All three anode traits described can be calculated from DFT-predicted ground-state thermodynamics. We explored all possible Li-ion anode reactions within the OQMD to find the optimum anode material based on these quantities, as summarized in Fig. 3. As a result of this screening process, several conversion reactions were found that exhibited high capacities, moderate voltages, and minimal volume expansion. As a promising indicator of the selective ability of our screens, one of the anode materials that passed through the screen was CoSn—which is already a known anode material,57 currently employed as the active component of Sony’s Nexelion battery (Sony Corporation, Tokyo, Japan). Sixteen potential candidate reactions were predicted, three of which stood out as being the most promising: TiP, LiSiNi2, and CoSi2.

Fig. 3
figure 3

Initial voltage and gravimetric capacity for transition metal silicides, stannides, and phosphides lithiation reactions in the OQMD. The color of the points is determined by the volume change per lithium atom for the reaction

Li2O Battery Screening

Recently, a new approach to lithium-air batteries was described by Johnson et al.58 and Trahey et al.59 in which Li5FeO4 was cycled in a cell open to oxygen. In this system, after electrochemically delithiating this material, a surprisingly high voltage was observed. This high voltage covers a large amount of capacity and is attributed to the reinsertion of Li2O units. When such novel reaction types or battery architectures are developed, it is tremendously efficient to survey the new field very rapidly using a HT DFT database because the new search space is so open to exploration. To that end, the existing database of calculated structures in the OQMD was employed to screen for other reactions involving Li2O units that may follow a similar path.26

To begin, the OQMD was used to define every possible reaction of structures which satisfies the equation

$$ ({\text{Li}}_{2} {\text{O}})_{n} \cdot ({\text{A}}_{x} {\text{O}}_{y} ) \leftrightarrow m\left( {2{\text{Li}} + \frac{1}{2}{\text{O}}_{{2({\text{g}})}} } \right) + ({\text{Li}}_{2} {\text{O}})_{n - m} \cdot ({\text{A}}_{x} {\text{O}}_{y} ) $$
(1)

where for the completeness of the search, “A” can be any compound and not just an element. For instance, Li4KAlO4 in this reaction can react to form KAlO2. According to the search, 255 “A” compounds in the ICSD can satisfy Eq. 1, as summarized in Fig. 4. The stability of the compounds is then taken into account, excluding reactions that do not occur by two-phase equilibria (i.e., indirect).37,60 Last, several of additional constraints were applied to mimic the constraints on real battery materials.
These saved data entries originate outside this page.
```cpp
template <int AK, int BKIND, int OK, int AKF, int BKF, int KD>
__device__ __forceinline__ void gemm_body(const GemmDesc& d, const Bases& b, const int tile, const int split,
                                          float (*As)[GEMM_BM + GEMM_PAD], float (*Bs)[GEMM_BN + GEMM_PAD]) {
    const int tid = threadIdx.x;
    const int M = d.M, N = d.N;
    const int tiles_n = (N + GEMM_BN - 1) / GEMM_BN;
    const gcptr baseA = (gcptr)(b.p[d.A.space] + d.A.off);
    const gcptr baseA2 = (AK == OPK_ACTGRAD || AK == OPK_CONVGRAD) ? (gcptr)(b.p[d.A.space2] + d.A.off2) : baseA;
    const gcptr baseB = (gcptr)(b.p[d.B.space] + d.B.off);
    const int tm = tile / tiles_n, tn = tile - tm * tiles_n;
    int kchunk = (d.K + d.ksplit - 1) / d.ksplit;
    kchunk = (kchunk + KD - 1) / KD * KD;
    const int k0 = split * kchunk;
    const int k1 = min(d.K, k0 + kchunk);
    const int wv = tid >> 6, lane = tid & 63;
    const int a_act = (AK == OPK_ACTGRAD) ? d.A.act : ACT_LEAKY;
    const int a_tr = d.A.transposed;
    const int b_ones = (BKIND == OPK_DENSE || BKIND == OPK_IM2COL) ? d.B.ones_at : -1;
    typedef float acc_f32x16 __attribute__((ext_vector_type(16)));
    acc_f32x16 acc;
#pragma unroll
    for (int r = 0; r < 16; ++r) acc[r] = 0.f;

    constexpr int NT = GEMM_THREADS, NW = NT / 64;
    constexpr int NL = GEMM_BM * KD / NT;
    constexpr int KW = KD / NW;
    float va[NL], ya[NL], vb[NL];

#define A_ROW(i) (AKF ? (tid / KD) + (NT / KD) * (i) : (tid & 31))
#define A_KL(i) (AKF ? (tid % KD) : (tid >> 5) + (NT / 32) * (i))
#define B_ROW(i) (BKF ? (tid / KD) + (NT / KD) * (i) : (tid & 31))
#define B_KL(i) (BKF ? (tid % KD) : (tid >> 5) + (NT / 32) * (i))
#define GEMM_ISSUE(KT)                                                                                     \
    {                                                                                                      \
        _Pragma("unroll") for (int i = 0; i < NL; ++i) {                                                   \
            const int m = tm * GEMM_BM + A_ROW(i), ka = (KT) + A_KL(i);                                    \
            bool oka = (m < M) & (ka < k1);                                                                \
            int ia = off_of<AK>(d.A, m, ka, oka);                                                          \
            ia = oka ? ia : 0;                                                                             \
            const float x = baseA[(unsigned)ia];                                                           \
            if constexpr (AK == OPK_ACTGRAD || AK == OPK_CONVGRAD) {                                       \
                const float y = baseA2[(unsigned)ia];                                                      \
                const int col = (AK == OPK_ACTGRAD) ? (a_tr ? m : ka) : 0;                                 \
                ya[i] = act_bwd(a_act, y, col);                                                            \
            } else ya[i] = 1.f;                                                                            \
            va[i] = oka ? x : 0.f;                                                                         \
            const int n = tn * GEMM_BN + B_ROW(i), kb = (KT) + B_KL(i);                                    \
            bool okb = (n < N) & (kb < k1);                                                                \
            const bool one = okb & (n == b_ones);                                                          \
            int ib = off_of<BKIND>(d.B, kb, n, okb);                                                       \
            ib = (okb & !one) ? ib : 0;                                                                    \
            const float w = baseB[(unsigned)ib];                                                           \
            vb[i] = one ? 1.f : (okb ? w : 0.f);                                                           \
        }                                                                                                  \
    }

    if (k0 < k1) GEMM_ISSUE(k0)
    for (int kt = k0; kt < k1; kt += KD) {
#pragma unroll
        for (int i = 0; i < NL; ++i) {
            As[A_KL(i)][A_ROW(i)] = (AK == OPK_ACTGRAD || AK == OPK_CONVGRAD) ? va[i] * ya[i] : va[i];
            Bs[B_KL(i)][B_ROW(i)] = vb[i];
        }
        __syncthreads();
        if (kt + KD < k1) GEMM_ISSUE(kt + KD)
#pragma unroll
        for (int kk = 0; kk < KW; kk += 2) {
            const int k = wv * KW + kk + (lane >> 5);
            acc = __builtin_amdgcn_mfma_f32_32x32x2f32(As[k][lane & 31], Bs[k][lane & 31], acc, 0, 0, 0);
        }
        __syncthreads();
    }
#undef GEMM_ISSUE
#undef A_ROW
#undef A_KL
#undef B_ROW
#undef B_KL
    float* red = &As[0][0];
#pragma unroll
    for (int r = 0; r < 16; ++r)
        red[wv * (GEMM_BM * GEMM_BN) + ((r & 3) + 8 * (r >> 2) + 4 * (lane >> 5)) * GEMM_BN + (lane & 31)] = acc[r];
    __syncthreads();
    float* cbase = b.p[d.out.space] + d.out.off;
    const float* bias = d.out.bias_space >= 0 ? b.p[d.out.bias_space] + d.out.bias_off : nullptr;
#pragma unroll
    for (int q = 0; q < GEMM_BM * GEMM_BN / NT; ++q) {
        const int o = tid + q * NT;
// ... 496 lines not shown
        return;
    }
    lb -= seg_blocks;
    if (lb < gat_blocks) {
        const int m = lb / r.gat_blocks;
        gather_rows<GATHER_RIDER_ROWS>(r.gathers[clip * r.gat_members + m], lb - m * r.gat_blocks, r.gat_blocks, b);
        return;
    }
    lb -= gat_blocks;
    if (lb < r.zero_chunks) {
        const ZeroChunk c = r.zero[lb];
        float* p = b.p[SP_GRAD] + (int64_t)clip * r.zero_stride + c.off;
        for (int i = threadIdx.x; i < c.len; i += GEMM_THREADS) p[i] = 0.f;
    }
}

__global__ __launch_bounds__(GEMM_THREADS) void gemm_kernel(const GemmDesc* __restrict__ descs, const int* __restrict__ owner, int count, int blocks_per_clip, int rider_blocks, Bases b, GemmRiders r) {
    constexpr int TILE_F = GEMM_BK * (GEMM_BM + GEMM_PAD), RED_F = (GEMM_THREADS / 64) * GEMM_BM * GEMM_BN;
    __shared__ __attribute__((aligned(16))) float smem[(2 * TILE_F > RED_F) ? 2 * TILE_F : RED_F];
    float (*As)[GEMM_BM + GEMM_PAD] = reinterpret_cast<float (*)[GEMM_BM + GEMM_PAD]>(smem);
    float (*Bs)[GEMM_BN + GEMM_PAD] = reinterpret_cast<float (*)[GEMM_BN + GEMM_PAD]>(smem + TILE_F);
    const int clip = blockIdx.x / blocks_per_clip;
    int lb = blockIdx.x - clip * blocks_per_clip;
    if (lb < rider_blocks) {
        gemm_rider_block(r, clip, lb, b, smem);
        return;
    }
    lb -= rider_blocks;
    const int lo = owner[lb];
    const GemmDesc d = descs[clip * count + lo];
    const int local = lb - d.blk_begin;
    const int ntile = ((d.M + GEMM_BM - 1) / GEMM_BM) * ((d.N + GEMM_BN - 1) / GEMM_BN);
    const int tile = local % ntile, split = local / ntile;
#define GEMM_CASE(V, A_, B_, O_, AF_, BF_)                                                          \
    case (V) * 3 + 0: gemm_body<A_, B_, O_, AF_, BF_, 32>(d, b, tile, split, As, Bs); break;           \
    case (V) * 3 + 1: gemm_body<A_, B_, O_, AF_, BF_, 64>(d, b, tile, split, As, Bs); break;           \
    case (V) * 3 + 2: gemm_body<A_, B_, O_, AF_, BF_, 128>(d, b, tile, split, As, Bs); break;
    switch (d.variant * 3 + d.kdsel) {
        GEMM_CASE(GV_LIN_FWD, OPK_DENSE, OPK_DENSE, OUT_STORE, 1, 1)
        GEMM_CASE(GV_LIN_FWD_PERM, OPK_DENSE, OPK_PERMW, OUT_STORE, 1, 1)
        GEMM_CASE(GV_LIN_DW, OPK_ACTGRAD, OPK_DENSE, OUT_SLAB, 0, 0)
        GEMM_CASE(GV_LIN_DW_PERM, OPK_ACTGRAD, OPK_DENSE, OUT_PERMW_SLAB, 0, 0)
        GEMM_CASE(GV_LIN_DA, OPK_ACTGRAD, OPK_DENSE, OUT_ACCUM, 1, 0)
        GEMM_CASE(GV_CONV_FWD, OPK_IM2COL, OPK_PERMW, OUT_CONV, 1, 1)
        GEMM_CASE(GV_CONV_DW, OPK_CONVGRAD, OPK_IM2COL, OUT_PERMW_SLAB, 1, 0)
        GEMM_CASE(GV_HH_DW, OPK_DENSE, OPK_DENSE, OUT_SLAB, 0, 0)
        GEMM_CASE(GV_LIN_DA_RAW, OPK_DENSE, OPK_DENSE, OUT_ACCUM, 1, 0)
    default: break;
    }
#undef GEMM_CASE
}

int gemm_variant(const GemmDesc& g) {
    const int a = g.A.kind, bk = g.B.kind, o = g.out.kind;
    if (a == OPK_DENSE && bk == OPK_DENSE && o == OUT_STORE) return GV_LIN_FWD;
    if (a == OPK_DENSE && bk == OPK_PERMW && o == OUT_STORE) return GV_LIN_FWD_PERM;
    if (a == OPK_ACTGRAD && bk == OPK_DENSE && o == OUT_SLAB) return GV_LIN_DW;
    if (a == OPK_ACTGRAD && bk == OPK_DENSE && o == OUT_PERMW_SLAB) return GV_LIN_DW_PERM;
    if (a == OPK_ACTGRAD && bk == OPK_DENSE && o == OUT_ACCUM) return GV_LIN_DA;
    if (a == OPK_IM2COL && bk == OPK_PERMW && o == OUT_CONV) return GV_CONV_FWD;
    if (a == OPK_CONVGRAD && bk == OPK_IM2COL && o == OUT_PERMW_SLAB) return GV_CONV_DW;
    if (a == OPK_DENSE && bk == OPK_DENSE && o == OUT_SLAB) return GV_HH_DW;
    if (a == OPK_DENSE && bk == OPK_DENSE && o == OUT_ACCUM) return GV_LIN_DA_RAW;
    return -1;
}

int gemm_rider_blocks(const GemmRiders& r) { return r.lstm_members * r.lstm_blocks + r.comb[0].sites * r.comb[0].blocks + r.comb[1].sites * r.comb[1].blocks + (r.seg_groups + 3) / 4 + r.gat_members * r.gat_blocks + r.zero_chunks; }

int launch_gemm(const GemmDesc* dev_descs, const int* dev_owner, int members, int blocks_per_clip, int clips, int mfma, Bases b, hipStream_t s, const GemmRiders* riders) {
    if (members <= 0 || blocks_per_clip <= 0 || clips <= 0) return 0;
    GemmRiders r = riders ? *riders : GemmRiders{};
    if (mfma && gemm_rider_blocks(r)) return (int)hipErrorInvalidValue;
    blocks_per_clip += gemm_rider_blocks(r);
    if (mfma) hipLaunchKernelGGL(gemm_mfma_kernel, dim3(blocks_per_clip * clips), dim3(MF_THREADS), 0, s, dev_descs, dev_owner, members, blocks_per_clip, b);
    else hipLaunchKernelGGL(gemm_kernel, dim3(blocks_per_clip * clips), dim3(GEMM_THREADS), 0, s, dev_descs, dev_owner, members, blocks_per_clip, gemm_rider_blocks(r), b, r);
    return (int)hipGetLastError();
}

template <int WV>
__device__ __forceinline__ void gather_rows(const GatherDesc& d, const int blk, const int nblk, const Bases& b) {
    const int lane = threadIdx.x & 63, wv = (threadIdx.x >> 6) & (WV - 1);
    for (int row = blk * WV + wv; row < d.rows; row += nblk * WV) {
        unsigned t = (unsigned)row;
        int rc[4];
        rc[3] = t % (unsigned)d.d[3]; t /= (unsigned)d.d[3];
        rc[2] = t % (unsigned)d.d[2]; t /= (unsigned)d.d[2];
        rc[1] = t % (unsigned)d.d[1]; rc[0] = t / (unsigned)d.d[1];
        float* out = b.p[SP_WS] + d.out_off + (int64_t)row * d.K;
        if (d.sum) {
            for (int w = lane; w < d.K; w += 64) {
                float a = 0.f;
                for (int sIdx = 0; sIdx < d.nseg; ++sIdx) {
                    const Seg& sg = d.seg[sIdx];
// ... 219 lines not shown
```

music-style-transfer_amd/csrc/mst_common.h:

```cpp
#pragma once
#include <hip/hip_runtime.h>
#include <stdint.h>

#include "../../include/mst_amd.h"

#ifndef MST_GLOBAL_AS
#define MST_GLOBAL_AS __attribute__((address_space(1)))
#endif
#ifndef MST_CONST_AS
#define MST_CONST_AS __attribute__((address_space(4)))
#endif
#ifndef MST_UNIFORM
#define MST_UNIFORM(x) __builtin_amdgcn_readfirstlane(x)
#endif
#ifndef MST_FAST_EXP
#define MST_FAST_EXP(x) __expf(x)
#define MST_FAST_RCP(x) __builtin_amdgcn_rcpf(x)
#define MST_PIN(x) asm volatile("" : "+v"(x))
#endif
#ifndef MST_PIN_SGPR
#if defined(__AMDGCN__)
#define MST_PIN_SGPR(p) asm volatile("" : "+s"(p))
#else
#define MST_PIN_SGPR(p) ((void)(p))
// ... 219 lines not shown
int launch_lin_dx(const LinDesc& d, Bases b, int first, hipStream_t s);
int launch_lin_dw(const LinDesc& d, Bases b, hipStream_t s);
int lin_dw_tiles(const LinDesc& d);

struct RowLinDesc {
    int32_t rows, kin, nout, act, xgrad;
    int64_t x_off, y_off;
    int64_t w_off, b_off;
    int64_t slab_off; int32_t slab_stride, nblk;
    int32_t first;
};

struct CopyDesc { int64_t src_off, dst_off; int32_t na, nb, cols, src_sa, src_sb, dst_sa, dst_sb, first; };
struct FoldDesc { int32_t space, nrows, row_stride, ncols, col_stride, pad; int64_t part_off, sum_off ; };
int launch_copy_rows(const CopyDesc* dev, const CopyDesc& host, int backward, Bases b, hipStream_t s);
int launch_fold(const FoldDesc* dev, int spread, Bases b, hipStream_t s);
int launch_combine_phase(const CombineDesc* dev, int nblk, int which, Bases b, hipStream_t s, int count = 1, int mc4 = 0, int whole_small = 0);

struct SlabEntry { int64_t dst, src, stride; int32_t count, splits; int32_t reps; int64_t rep_stride; int32_t width, dst_ld; int32_t single;
                   int64_t base;  };
struct SlabBlock { int32_t entry, start; };

struct Sizes {
    int OC, PCE_IL, H, HB;
    int SE_L, SE_IL, SE_ML, SE_BL;
    int ME_BL, ME_BRL, ME_IL, ME_CW, MEL;
    int RH, PRE_BL, PRE_BRL, PRE_CL, PRE_IL, PRE_ML, PRE_BPL, URE_CL;
    int SIM_BL, NRF, SIM_SI, SIM_RI, SIM_SM, SIM_RM, SIM_SB, SIM_RB, NI;
    int PSA_SL, PSA_RL, PSA_IL, PSA_ML, USA_SL, USA_RL;
    int I, STYLE, BAR;
};
Sizes mst_sizes(const mst_dims& d);

enum { GV_LIN_FWD, GV_LIN_FWD_PERM, GV_LIN_DW, GV_LIN_DW_PERM, GV_LIN_DA, GV_CONV_FWD, GV_CONV_DW, GV_HH_DW, GV_LIN_DA_RAW };
int launch_gather(const GatherDesc* dev, int count, int max_rows, Bases b, hipStream_t s);
int gemm_variant(const GemmDesc& g);
int launch_gemm(const GemmDesc* dev_descs, const int* dev_owner, int members, int blocks_per_clip, int clips, int mfma, Bases b, hipStream_t s,
                const GemmRiders* riders = nullptr);
int gemm_rider_blocks(const GemmRiders& r);
int gemm_tile_edge(int mfma);
int gemm_blocks(const GemmDesc& g, int mfma);
int launch_segred(const SegRedDesc* dev_descs, int members, int blocks_per_clip, int clips, int stage2_blocks, Bases b, hipStream_t s);
int launch_segred2(const SegRedDesc* dev_descs, int count, int stage2_blocks, Bases b, hipStream_t s);
int launch_lstm_transpose(const LstmDesc* dev_descs, int count, int maxH, int multi, Bases b, hipStream_t s);
int launch_lstm_fwd(const LstmDesc* dev_descs, int count, int maxB, int maxH, int multi, int small, Bases b, hipStream_t s);
int launch_lstm_bwd(const LstmDesc* dev_descs, int count, int maxB, int maxH, int multi, int small, Bases b, hipStream_t s);
bool lstm_small(int count, int maxB, int maxH);
int lstm_multi_blocks_per_cu();
int launch_combine_fwd(const CombineDesc* dev_descs, int count, int max_nblk, int all_small, int mc4, Bases b, hipStream_t s);
int launch_combine_bwd(const CombineDesc* dev_descs, int count, int max_nblk, int all_small, int mc4, Bases b, hipStream_t s);
int launch_me_sumsq(const NotesDesc* dev, const NotesDesc& host, int count, Bases b, hipStream_t s);
int launch_me_notes_fwd(const NotesDesc* dev, const NotesDesc& host, int count, Bases b, hipStream_t s);
int launch_me_bwd_reduce(const NotesDesc* dev, const NotesDesc& host, int count, Bases b, hipStream_t s);
int launch_me_notes_bwd(const NotesDesc* dev, const NotesDesc& host, int count, Bases b, hipStream_t s);
int launch_psa_notes_fwd(const NotesDesc* dev, const NotesDesc& host, int count, Bases b, hipStream_t s);
int launch_psa_notes_bwd(const NotesDesc* dev, const NotesDesc& host, int count, Bases b, hipStream_t s);
int psa_bwd_waves(int C);
struct LossBatch { int32_t clips; int64_t ws, grad, tmp, ext0, ext1; };
int loss_fwd_partials(const float* pp, const float* pt, int64_t np, const float* up, const float* ut, int64_t nu, float* scratch,
                      hipStream_t s);
int loss_fwd_tail(int64_t np, int64_t nu, int has_u, const float* il, const float* it, int ni, const float* mlg, const float* mt,
                  const float* bp, const float* bt, int normalize, float* losses, float* saved, float* scratch, hipStream_t s,
                  float* gl_onehot, float* losses_out);
int loss_blocks(int64_t n);
int loss_fwd_batched(const float* pp, const float* pt, int64_t np, const float* up, const float* ut, int64_t nu, const float* il,
                     const float* it, int ni, const float* mlg, const float* mt, const float* bp, const float* bt, int normalize,
                     float* losses, float* saved, float* scratch, LossBatch lb, hipStream_t s,
// ... 31 lines not shown
```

Reactions were terminated (I) when the reaction encountered a material with a wide DFT bandgap; (II) when the next decomposition step occurs at a high voltage, such that it might endanger the electrolyte; or (III) if the reaction passes through a region of phase equilibria containing more than two phases.

Fig. 4
figure 4

Initial voltage and gravimetric capacity for HT DFT predicted Li-ion anode reactions (Eq. 1). The color of each point indicates the widest DFT bandgap of any step in the reaction, with red indicating wide bandgap reactions and blue indicating narrow bandgap reactions. The shape of the points indicates either direct (circles) or indirect (crosses) reaction paths

This reaction enumeration process was performed under a set of very stringent requirements and again at a wider tolerance. Once the reactions were determined, the results were screened for the highest possible capacity. The best materials that were identified by the very stringent requirements are being disclosed in another publication,26 but among the rest of the results were several known expected reactions (which builds our confidence in the screening methodology), as well as several new, promising, and previously unknown reactions. For instance, the reaction that was the inspiration for this search (Li5FeO4) was recovered, which supports the selection of reaction descriptors and screening criteria. Several more reactions show potential when the less strict screening conditions are used. Among these is LiOH, which is the reaction product of Li-water cells,35,61,62 which have been observed. Also predicted is Li2CO3; it is the dead product phase of CO2 and lithia, which is the reason CO2 must be scrubbed from Li-air cells, and has also been studied as a possible battery itself.63 As a result of this study, the list of reactions that are likely worth experimental investigation has been reduced from 255 to the 10 most likely to yield high capacity and cyclability.26

HF Scavenging Li-Ion Battery Cathode Coatings

Degradation of electrodes, induced by their contact with the electrolyte, has to be suppressed to improve the capacity retention and rate capability of Li-ion batteries.64,65 Coating the cathode material is an effective remedy to retard the capacity fading upon cycling,66,67 but experimentally testing all coating candidates for a given cathode is a resource-demanding task that requires fabrication, cycling, and disassembly of the batteries. We have recently performed an HT DFT screening of metal oxide cathode coatings for Li-ion batteries to predict promising coatings a priori.28 The hydrogen-fluoride (HF) scavenging capability of the coating materials was chosen as the primary design attribute because the highly corrosive HF present in conventional LiPF6-based electrolytes is known to attack the cathode and trigger the dissolution of redox-active metal ions into the electrolyte.64,68 Contemporary battery technology requires functional coatings that can preferentially react with HF in presence of the cathode,69 beyond what is expected from a simple protective barrier. We employ the OQMD to scan for materials that can serve as HF scavengers.28

For an oxide coating \( \left( {{\text{M}}_{x} {\text{O}}_{\frac{1}{2}} } \right), \) a generic HF-scavenging reaction producing its conjugate fluoride (M x F) can be written as

$$ {\text{M}}_{x} {\text{O}}_{\frac{1}{2}} + {\text{HF}} \to {\text{M}}_{x} {\text{F + }}\frac{1}{2}{\text{H}}_{2} {\text{O}} $$
(2)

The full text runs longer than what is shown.